İlerledikçe o da kayboluyor. Hatta tersi bir sona doğru evrilmeye başlıyor.
Zaten sırrı, başıyla sonu arasındaki tezatta. Başı cami cemaatine göz kırpıyor, sonu ise devrimci sola saygı duruşu.
Sıradan halka, onun din kültürüne, Müslümanlık anlayışına ve yaşantısına tepeden bakmadığı, sırf güldürmek için yersiz iğnelemelere ve kanırtmacalara başvurmadığı, önyargısız ve halisane yaklaştığı için de sırıtmıyor çabası.
Müslümanlıkla sol fikriyat arasındaki buzları eriten tuhaf bir içtenliğe sahip.
* * *
Tam ne kastettiğimi izlemeden anlayamazsınız.
Yönetmeni Yüksel Aksu’nun film hakkında söyledikleri ancak film bittikten sonra kafamda bir yere oturdu.
Muhtemelen sizde de öyle olacak, filmi izledikten sonra zihninizde tamamlanacak bu yazı.
Çok karmaşık, çok girift bir örgüsü, çok kapalı, çok kabız bir anlatımı mı var, hayır.

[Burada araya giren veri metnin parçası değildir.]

#ifndef VBQ_K1E_STAGE
#define VBQ_K1E_STAGE 5
#endif
#ifndef VBQ_K1E_WAVES
#define VBQ_K1E_WAVES 4
#endif
template <int N, int LFIX, bool BUF>
__global__ void __launch_bounds__(256, VBQ_K1E_WAVES)
k_quant_hull_idx(const float *__restrict__ mu, const float *__restrict__ sg, long n_per_ch, long ch_stride, int C,
                 const float *__restrict__ table, Lambdas32 lam, HullSweep sw, int vec_ok,
                 uint16_t *__restrict__ out_idx, long E, int dbg) {
    constexpr int T = table_size(N);
    constexpr int N1 = N + 1;
    constexpr int NE = 2;
    constexpr int PS = (N1 + 3) & ~3;
    constexpr int CW = 5;
    struct Lds {
        unsigned short rk[N1 * NE * 256];
        float tb[T + 1];
        float penl[kMaxLambdaChunk * PS];
        unsigned char lut[kHullKeys];
        float4 rec[34];
        unsigned char perm_s[32];
        unsigned int cnt[CW * NE * 256];
    };
    __shared__ __align__(16) Lds lds;
    unsigned short *rk = lds.rk;
    float *tb = lds.tb, *penl = lds.penl;
    unsigned char *lut = lds.lut, *perm_s = lds.perm_s;
    float4 *rec = lds.rec;
    unsigned int *cnt = lds.cnt;
    const int c = blockIdx.y;
    const int L = LFIX ? LFIX : sw.L;
    const unsigned int tid = threadIdx.x;
    for (int i = tid; i < T; i += blockDim.x) tb[i] = table[(long)c * T + i];
    for (int i = tid; i < L * PS; i += blockDim.x) {
        const int l = i / PS, n = i - l * PS;
        penl[i] = n < N1 ? __fmul_rn(lam.lam[l], (float)n) : 0.0f;
    }
    stage_sweep_lut(lut, sw.lut);
    if (tid < 34) {
        const int i = (int)tid;
        auto at = [&](int l) { return l < 0 ? -kSweepBig : (l < L ? sw.val[l < 32 ? l : 31] : kSweepBig); };
        rec[i] = make_float4(at(i - 1), at(i), at(i + 1), 0.0f);
    }
    if (tid < 32) perm_s[tid] = sw.perm[tid];
    for (int i = tid; i < CW * NE * 256; i += blockDim.x) cnt[i] = 0;
    __syncthreads();

    const bool force_slow = dbg == 1, never_flag = dbg == 2;
    const uint32_t all_l = L >= 32 ? 0xffffffffu : ((1u << L) - 1u);
    const long base = (long)c * ch_stride;
    const long npairs = (n_per_ch + NE - 1) / NE;
    const char *tbb = reinterpret_cast<const char *>(tb);
    const unsigned int lane = tid & 63u;

    const __amdgpu_buffer_rsrc_t orsrc = __builtin_amdgcn_make_buffer_rsrc(out_idx, 0, -1 , 0x00020000);
    const uint32_t plane_bytes = (uint32_t)(2 * E);
    unsigned int rot = wave_slot();
    for (long q = (long)blockIdx.x * blockDim.x + tid; q < npairs; q += (long)gridDim.x * blockDim.x) {
        rotate_issue_priority(rot);
        const long i0 = q * NE;
        const bool full = (vec_ok & 1) && (i0 + NE <= n_per_ch);
        float m4[NE], s4[NE];
        if (vec_ok & 2) {
#pragma unroll
            for (int k = 0; k < NE; ++k) {
                const bool ok = i0 + k < n_per_ch;
                m4[k] = ok ? mu[(i0 + k) * C + c] : 0.0f;
                s4[k] = ok ? sg[(i0 + k) * C + c] : 1.0f;
            }
        } else if (full) {
            const float2 mv = *reinterpret_cast<const float2 *>(mu + base + i0);
            const float2 sv = *reinterpret_cast<const float2 *>(sg + base + i0);
            m4[0] = mv.x; m4[1] = mv.y;
            s4[0] = sv.x; s4[1] = sv.y;
        } else {
#pragma unroll
            for (int k = 0; k < NE; ++k) {
                const bool ok = i0 + k < n_per_ch;
                m4[k] = ok ? mu[base + i0 + k] : 0.0f;
                s4[k] = ok ? sg[base + i0 + k] : 1.0f;
            }
        }
        float du[NE][N1];
        uint32_t tiny[NE] = {0, 0};
        {
            uint32_t g[NE] = {0, 0};
            double rinv[NE];
#pragma unroll
// ... 301 lines not shown
#pragma unroll
        for (int k = 0; k < NE; ++k) {
            g[k] = 0;
            rinv[k] = __ddiv_rn(1.0, (double)s4[k]);
#pragma unroll
            for (int l = 0; l < LL; ++l) { S[k][l] = 0.0f; win[k][l] = 0; multi[k][l] = 0; }
        }
        uint32_t opq = 0;
        asm volatile("" : "+v"(opq));
        const float *psv = reinterpret_cast<const float *>(&ps[0][0]) + opq;
#pragma unroll
        for (int n = 0; n <= N; ++n) {
            const int off4 = 4 * ((1 << n) - 1);
            const int top4 = off4;
            uint64_t active = 0;
            float pen[LL], stop[LL];
#pragma unroll
            for (int l = 0; l < LL; ++l) {
                pen[l] = psv[2 * (l * (N1 + 1) + n)];
                stop[l] = psv[2 * (l * (N1 + 1) + n + 1) + 1];
            }
#pragma unroll
            for (int k = 0; k < NE; ++k) {
                const float pj = *reinterpret_cast<const float *>(tbb + off4 + g[k]);
                const bool below = pj < m4[k];
                float dmin;
                if (n == 0) {
                    dmin = __fsub_rn(pj, m4[k]);
                } else {
                    int o4 = (int)g[k] + (below ? 4 : -4);
                    o4 = o4 < 0 ? 0 : (o4 > top4 ? top4 : o4);
                    const float po = *reinterpret_cast<const float *>(tbb + off4 + o4);
                    dmin = fminf(fabsf(__fsub_rn(pj, m4[k])), fabsf(__fsub_rn(po, m4[k])));
                }
                const float t = (float)__dmul_rn((double)dmin, rinv[k]);
                const float du = __fmul_rn(0.5f, __fmul_rn(t, t));
                const uint32_t here = g[k] | ((uint32_t)n << 16);
#pragma unroll
                for (int l = 0; l < LL; ++l) {
                    const float cst = __fadd_rn(du, pen[l]);
                    if (n == 0) {
                        S[k][l] = cst;
                        win[k][l] = here;
                    } else {
                        const bool lt = cst < S[k][l];
                        const uint64_t eq = __builtin_amdgcn_ballot_w64(cst == S[k][l]);
                        multi[k][l] = (multi[k][l] & ~__builtin_amdgcn_ballot_w64(lt)) | eq;
                        S[k][l] = lt ? cst : S[k][l];
                        win[k][l] = lt ? here : win[k][l];
                    }
                    if (n < N) active |= __builtin_amdgcn_ballot_w64(!(S[k][l] < stop[l]));
                }
                g[k] = 2 * g[k] + (below ? 4u : 0u);
            }
            if (n < N && active == 0 && n >= 1) break;
        }
        uint32_t rank[LL][NE];
#pragma unroll
        for (int k = 0; k < NE; ++k)
#pragma unroll
            for (int l = 0; l < LL; ++l) {
                const uint32_t n = win[k][l] >> 16;
                const uint32_t gj = win[k][l] & 0xffffu;
                const uint32_t off4 = 4u * ((1u << n) - 1u), top4 = off4;
                const float pj = *reinterpret_cast<const float *>(tbb + off4 + gj);
                const bool below = pj < m4[k];
                const uint32_t G4 = gj + (below ? 4u : 0u);
                uint32_t lo4 = G4 >= 4u ? G4 - 4u : 0u;
                if (n == (uint32_t)N) lo4 = lo4 > top4 - 4u ? top4 - 4u : lo4;
                const uint32_t hi4 = G4 > top4 ? top4 : G4;
                const float pen = psv[2 * (l * (N1 + 1) + n)];
                const float cL = __fadd_rn(dist_cost(*reinterpret_cast<const float *>(tbb + off4 + lo4), m4[k], rinv[k]), pen);
                const float cR = __fadd_rn(dist_cost(*reinterpret_cast<const float *>(tbb + off4 + hi4), m4[k], rinv[k]), pen);
                const uint32_t b4 = (n >= 1u && cR < cL) ? hi4 : lo4;
                rank[l][k] = (((b4 >> 1) + 1u) << ((uint32_t)N - n)) - 1u;
            }
        uint64_t any_multi = force_slow ? ~0ull : 0ull;
#pragma unroll
        for (int k = 0; k < NE; ++k)
#pragma unroll
            for (int l = 0; l < LL; ++l) any_multi |= multi[k][l];
        if (any_multi != 0) {
#pragma unroll
            for (int k = 0; k < NE; ++k)
#pragma unroll
                for (int l = 0; l < LL; ++l)
                    if (((multi[k][l] >> lane) & 1ull) || force_slow) rank[l][k] = exact_rank_scan<N>(tb, m4[k], s4[k], prow[l]);
        }
#pragma unroll
        for (int l = 0; l < LL; ++l) {
            uint16_t *o = out_idx + (long)l * E + base + i0;
            if (full) {
                *reinterpret_cast<uint32_t *>(o) = rank[l][0] | (rank[l][1] << 16);
            } else {
#pragma unroll
                for (int k = 0; k < NE; ++k)
                    if (i0 + k < n_per_ch) o[k] = (uint16_t)rank[l][k];
            }
        }
    }
}

}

Gayet açık, gayet sade, gayet yalın, gayet de anlaşılır akıyor.
Gözünüz yılmasın, zerre sıkmadan bir kaptırışta izletiyor kendini. Hızlı açılıyor, içine kolay çekiyor, rahat sürüklüyor.

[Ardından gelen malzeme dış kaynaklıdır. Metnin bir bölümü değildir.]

# psaegert/bcnf

Hardware: AMD Instinct MI355X
Metric: NLL-training samples/sec + log_prob max-abs-err vs ref, trajectory_FC_small (higher is better)
Workload: dtype f32; 1 GPU; trajectory_FC_small NLL training step (configs[1]); batch_per_gpu=4096, global_batch=4096, parallelism=dp1, hip_graph=True, n_blocks=32, n_conditions=80

## Files before the change

bcnf_amd/csrc/bcnf_stack.hip:

```cpp
#include "bcnf_device.h"
#include "../../include/bcnf_amd.h"

#include <math.h>
#include <stdlib.h>
#include <string.h>

#include <algorithm>
#include <utility>
#include <vector>


#ifdef BCNF_PHASE_STAMPS
#define BCNF_STAMPS 1
#else
#define BCNF_STAMPS 0
#endif

namespace {

constexpr int NC16_MAX = 16;
constexpr int TILE = 256;
__host__ __device__ constexpr int tile_slot(int r, int q) { return 4 * r + ((q + (r >> 1)) & 3); }
__host__ __device__ constexpr int tile_ix(int s, int r) { return 4 * tile_slot(r, s & 3) + (s >> 2); }
__host__ __device__ constexpr int sample_of(int t8) { return (t8 >> 6) + 4 * ((t8 >> 4) & 3); }
// ... 855 lines not shown
#pragma unroll
    for (int e = 0; e < 8; ++e) {
      const int i4 = tid + 256 * e, r = i4 >> 5, col = (i4 & 31) * 4;
      if (col < L.Cp) *reinterpret_cast<floatx4*>(Bs + r * hs + col) = rv[e];
    }
#pragma unroll
    for (int kk = 0; kk < 2; ++kk) {
      const floatx4 v = va[kk] * am[kk];
#pragma unroll
      for (int q = 0; q < 4; ++q) As[(kk * 16 + j4 + q) * KHP + row] = v[q];
    }
    for (int c0 = KC; c0 < L.Cp; c0 += KC) {
      rows64_issue<VEC>(h, m1, L.C, L.ldh, m0 + KH * half, c0, rv);
      rows64_mask(m1, L.C, m0 + KH * half, c0, rv, ones);
#pragma unroll
      for (int e = 0; e < 8; ++e) {
        const int i4 = tid + 256 * e, r = i4 >> 5, col = c0 + (i4 & 31) * 4;
        if (col < L.Cp) *reinterpret_cast<floatx4*>(Bs + r * hs + col) = rv[e];
      }
    }
    __syncthreads();
#pragma unroll
    for (int j = 0; j < NT; ++j) {
      const int n = n_lo + j;
      if (n >= n_hi) continue;
#pragma unroll
      for (int t0 = 0; t0 < KH / 4; t0 += 8) {
        float a[8], bv[8];
#pragma unroll
        for (int t = 0; t < 8; ++t) {
          a[t] = As[(16 * kw + lr) * KHP + 4 * (t0 + t) + lq];
          bv[t] = Bs[(4 * (t0 + t) + lq) * hs + 16 * n + lr];
        }
#pragma unroll
        for (int t = 0; t < 8; t += 2) {
          acc[j] = mfma4(a[t], bv[t], acc[j]);
          acc1[j] = mfma4(a[t + 1], bv[t + 1], acc1[j]);
        }
      }
    }
  }
  if (k >= L.nb) return;
  float* o = work + (((long long)s * L.nb + k) * 16) * L.Cp;
#pragma unroll
  for (int j = 0; j < NT; ++j) {
    const int n = n_lo + j;
    if (n >= n_hi) continue;
    const floatx4 r = acc[j] + acc1[j];
#pragma unroll
    for (int i = 0; i < 4; ++i) o[(long long)(4 * lq + i) * L.Cp + 16 * n + lr] = r[i];
  }
}
size_t dw1h_half_lds_bytes(const BcnfLayout& L) {
  return sizeof(float) * (size_t)(32 * KHP + KH * bstride16(L.Cp));
}

__global__ __launch_bounds__(BCNF_WG) void k_dw1h_reduce(BcnfLayout L, const float* __restrict__ work, int splits,
                                                         float* __restrict__ dparams) {
  const long long per = 16LL * L.Cp, total = (long long)L.nb * per;
  const long long i = (long long)blockIdx.x * BCNF_WG + threadIdx.x;
  if (i >= total) return;
  const int k = (int)(i / per);
  const int rem = (int)(i - (long long)k * per);
  const int j = rem / L.Cp, c = rem - j * L.Cp;
  if (j >= L.H[1] || c >= L.C) return;
  float acc = 0.f;
  int s = 0;
  for (; s + 8 <= splits; s += 8) {
    float v[8];
#pragma unroll
    for (int t = 0; t < 8; ++t) v[t] = work[(long long)(s + t) * total + i];
#pragma unroll
    for (int t = 0; t < 8; ++t) acc += v[t];
  }
  for (; s < splits; ++s) acc += work[(long long)s * total + i];
  dparams[coupling_base(L, k) + L.lin_w[1] + j * L.lin_in[1] + L.Da + c] = acc;
}

__device__ __forceinline__ void gx_reduce_body(long long total, const float* __restrict__ work, int splits,
                                               float* __restrict__ gx, long long i) {
  if (i >= total) return;
  float acc = 0.f;
  int s = 0;
  for (; s + 16 <= splits; s += 16) {
    float v[16];
#pragma unroll
    for (int t = 0; t < 16; ++t) v[t] = work[(long long)(s + t) * total + i];
#pragma unroll
    for (int t = 0; t < 16; ++t) acc += v[t];
  }
  for (; s < splits; ++s) acc += work[(long long)s * total + i];
  gx[i] = acc;
}

__global__ __launch_bounds__(BCNF_WG) void k_fold_gx(long long total, const float* __restrict__ work, int splits,
                                                     float* __restrict__ gx) {
  gx_reduce_body(total, work, splits, gx, (long long)blockIdx.x * BCNF_WG + threadIdx.x);
}

struct RedShare {
  const float* slab;
  long long stride;
  int nwg;
  int own, first;
  float* dparams;
};
enum RedAdam { RED_NO_ADAM, RED_ADAM_DERIVED, RED_ADAM_PUBLISHED };
template <RedAdam AM>
__device__ __forceinline__ void reduce_share(const BcnfLayout& L, const RedShare& R, const FoldAdamArgs& A,
                                             float* __restrict__ smem);

__device__ __forceinline__ int c0_of_finish(int bx, int nct) { return (bx % nct) * 16; }

constexpr int FIN_KC = 512;
constexpr int FIN_SMEM = 2 * FIN_KC * 16;

__device__ __forceinline__ void tile16_accum(const float* __restrict__ As, const float* __restrict__ Bs, int kn,
                                             floatx4 (&acc)[4]) {
  const int lane = threadIdx.x & 63, ks = lane & 15, rb = lane >> 4, cb = threadIdx.x >> 6;
#pragma unroll 4
  for (int k = ks; k < kn; k += 16) {
    const floatx4 a = *reinterpret_cast<const floatx4*>(As + k * 16 + 4 * rb);
    const floatx4 b = *reinterpret_cast<const floatx4*>(Bs + k * 16 + 4 * cb);
#pragma unroll
    for (int r = 0; r < 4; ++r)
#pragma unroll
      for (int c = 0; c < 4; ++c) acc[r][c] = fmaf(a[r], b[c], acc[r][c]);
  }
}

__device__ __forceinline__ float tile16_reduce(float* __restrict__ red, const floatx4 (&acc)[4]) {
  const int lane = threadIdx.x & 63, ks = lane & 15, rb = lane >> 4, cb = threadIdx.x >> 6;
  __syncthreads();
#pragma unroll
  for (int r = 0; r < 4; ++r)
#pragma unroll
    for (int c = 0; c < 4; ++c) red[ks * 256 + (4 * rb + r) * 16 + 4 * cb + c] = acc[r][c];
  __syncthreads();
  float v = 0.f;
#pragma unroll
  for (int q = 0; q < 16; ++q) v += red[q * 256 + threadIdx.x];
  return v;
}

__global__ __launch_bounds__(BCNF_WG) void k_fold_finish(BcnfLayout L, const float* __restrict__ pk,
                                                         const float* __restrict__ gx, const float* __restrict__ wf,
                                                         const float* __restrict__ bf, int X,
                                                         float* __restrict__ dparams, float* __restrict__ dwf,
                                                         float* __restrict__ dbf, FoldAdamArgs A, RedShare R) {
  extern __shared__ __attribute__((aligned(16))) float smem[];
  if ((int)blockIdx.x >= R.own) {
    reduce_share<RED_ADAM_PUBLISHED>(L, R, A, smem);
    return;
  }
  float* As = smem;
  float* Bs = smem + FIN_KC * 16;
  const int Xp = fold_xp(X), tid = threadIdx.x, nct = L.Cp >> 4;
  floatx4 acc[4];
#pragma unroll
  for (int q = 0; q < 4; ++q) acc[q] = floatx4{0.f, 0.f, 0.f, 0.f};
  const bool adam = A.on && !(A.guard && A.guard[BCNF_GUARD_HALTED]);
  AdamScalars as{};
  const bool keeper = adam && blockIdx.x == 0 && tid == 0;
  const bool logger = keeper && A.log_values && A.log_history;
  long long log_row = 0;
  float step0 = 0.f, log_v[3];
  if (adam) {
    as = adam_scalars_of(A, A.asc[0], A.asc[1]);
    if (keeper) {
      log_row = A.cursor ? A.cursor[0] : 0LL;
      step0 = A.step[0];
    }
    if (logger) {
#pragma unroll
      for (int i = 0; i < 3; ++i) log_v[i] = A.log_values[i];
    }
  }
  int slot = -1;
  long long idx = 0;
  float ap = 0.f, am = 0.f, av = 0.f;
  if ((int)blockIdx.x < L.nb * nct) {
    const int j = tid >> 4, c = c0_of_finish(blockIdx.x, nct) + (tid & 15), k = blockIdx.x / nct;
    if (j < L.H[1] && c < L.C) {
      slot = 0;
      idx = coupling_base(L, k) + L.lin_w[1] + j * L.lin_in[1] + L.Da + c;
    }
  } else {
    const int tile = blockIdx.x - L.nb * nct, c = (tile % nct) * 16 + (tid >> 4), x = (tile / nct) * 16 + (tid & 15);
    if (c < L.C) {
      if (x < X) {
        slot = 1;
        idx = (long long)c * X + x;
      } else if (x == X && dbf) {
        slot = 2;
        idx = c;
      }
    }
  }
  float *sp = nullptr, *sm = nullptr, *sv = nullptr;
  if (adam) {
    if (slot == 0) {
      sp = A.p[0]; sm = A.m[0]; sv = A.v[0];
    } else if (slot == 1) {
      sp = A.p[1]; sm = A.m[1]; sv = A.v[1];
    } else if (slot == 2) {
      sp = A.p[2]; sm = A.m[2]; sv = A.v[2];
    }
  }
  if (sp) {
    ap = sp[idx];
    am = sm[idx];
    av = sv[idx];
  }
  auto finish_elem = [&](float gval) {
    if (!sp) return;
    adam_elem(ap, gval, am, av, as);
    sp[idx] = ap;
    sm[idx] = am;
    sv[idx] = av;
  };
  auto arrive = [&]() {
    if (!keeper) return;
    if (logger) __threadfence_system();
    A.step[0] = step0 + 1.0f;
    if (A.cursor) {
      const long long c = log_row + 1;
      A.cursor[0] = c < A.n_batches ? c : 0;
    }
  };
  if ((int)blockIdx.x < L.nb * nct) {
    const int k = blockIdx.x / nct, c0 = (blockIdx.x % nct) * 16;
    const float* g = gx + (long long)k * 16 * Xp;
    float va[16], vb[16];
#pragma unroll
    for (int e = 0; e < 16; ++e) {
      const int i = tid + BCNF_WG * e;
      const int j = i / Xp, xc = i - j * Xp, c = c0 + j;
      const bool in = i < 16 * Xp;
      va[e] = in ? g[i] : 0.f;
      float v = 0.f;
      if (in && c < L.C) v = xc < X ? wf[(long long)c * X + xc] : ((xc == X && bf) ? bf[c] : 0.f);
      vb[e] = v;
    }
#pragma unroll
    for (int e = 0; e < 16; ++e) {
      const int i = tid + BCNF_WG * e;
      if (i < 16 * Xp) {
        const int j = i / Xp, xc = i - j * Xp;
        As[xc * 16 + j] = va[e];
        Bs[xc * 16 + j] = vb[e];
      }
    }
    __syncthreads();
    if (logger) {
#pragma unroll
      for (int i = 0; i < 3; ++i)
        __hip_atomic_store(A.log_history + 3 * log_row + i, log_v[i], __ATOMIC_RELAXED, __HIP_MEMORY_SCOPE_SYSTEM);
    }
    tile16_accum(As, Bs, Xp, acc);
    const float v = tile16_reduce(smem, acc);
    const int j = tid >> 4, c = c0 + (tid & 15);
    if (j < L.H[1] && c < L.C) dparams[coupling_base(L, k) + L.lin_w[1] + j * L.lin_in[1] + L.Da + c] = v;
    finish_elem(v);
    __syncthreads();
    arrive();
    return;
  }
  const int tile = blockIdx.x - L.nb * nct, c0 = (tile % nct) * 16, x0 = (tile / nct) * 16;
  const int K = L.nb * 16;
  const float* w1r = pk + L.w1r_off + c0;
  for (int k0 = 0; k0 < K; k0 += FIN_KC) {
    const int kn = min(FIN_KC, K - k0);
    if (k0) __syncthreads();
    floatx4 va[FIN_KC * 4 / BCNF_WG], vb[FIN_KC * 4 / BCNF_WG];
#pragma unroll
    for (int e = 0; e < FIN_KC * 4 / BCNF_WG; ++e) {
      const int i4 = tid + BCNF_WG * e, r = i4 >> 2, q = i4 & 3, kj = k0 + (r < kn ? r : 0);
      va[e] = *reinterpret_cast<const floatx4*>(w1r + (long long)kj * L.Cp + 4 * q);
      vb[e] = *reinterpret_cast<const floatx4*>(gx + (long long)kj * Xp + x0 + 4 * q);
    }
#pragma unroll
    for (int e = 0; e < FIN_KC * 4 / BCNF_WG; ++e) {
      const int i4 = tid + BCNF_WG * e;
      reinterpret_cast<floatx4*>(As)[i4] = va[e];
      reinterpret_cast<floatx4*>(Bs)[i4] = vb[e];
    }
    __syncthreads();
    tile16_accum(As, Bs, kn, acc);
  }
  const float v = tile16_reduce(smem, acc);
  const int c = c0 + (tid >> 4), x = x0 + (tid & 15);
  if (c < L.C) {
    if (x < X) {
      if (dwf) dwf[(long long)c * X + x] = v;
    } else if (x == X && dbf) {
      dbf[c] = v;
    }
  }
  finish_elem(v);
  __syncthreads();
  arrive();
}
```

Fakat yalınkat değil, o basitlik içinde çok katmanlı.
Ben çocukluk ramazanı çengeline takıldım. Susuzluktan dilimin damağıma yapıştığı kavurucu yaz sıcaklarında başlamıştım ilk orucumu tutmaya.
Cümbür cemaat beklenen top sesinden mahalle camisinde dönen teravih muhabbetlerine atmosfer olduğu gibi canlandırılmış.
Hoca karakteri tipik.
Küçük Efe, bütün heyecanları ve sabrı zorlamalarıyla orucun, çocuk ruhunda estirdiği fırtınaları şahane oynuyor.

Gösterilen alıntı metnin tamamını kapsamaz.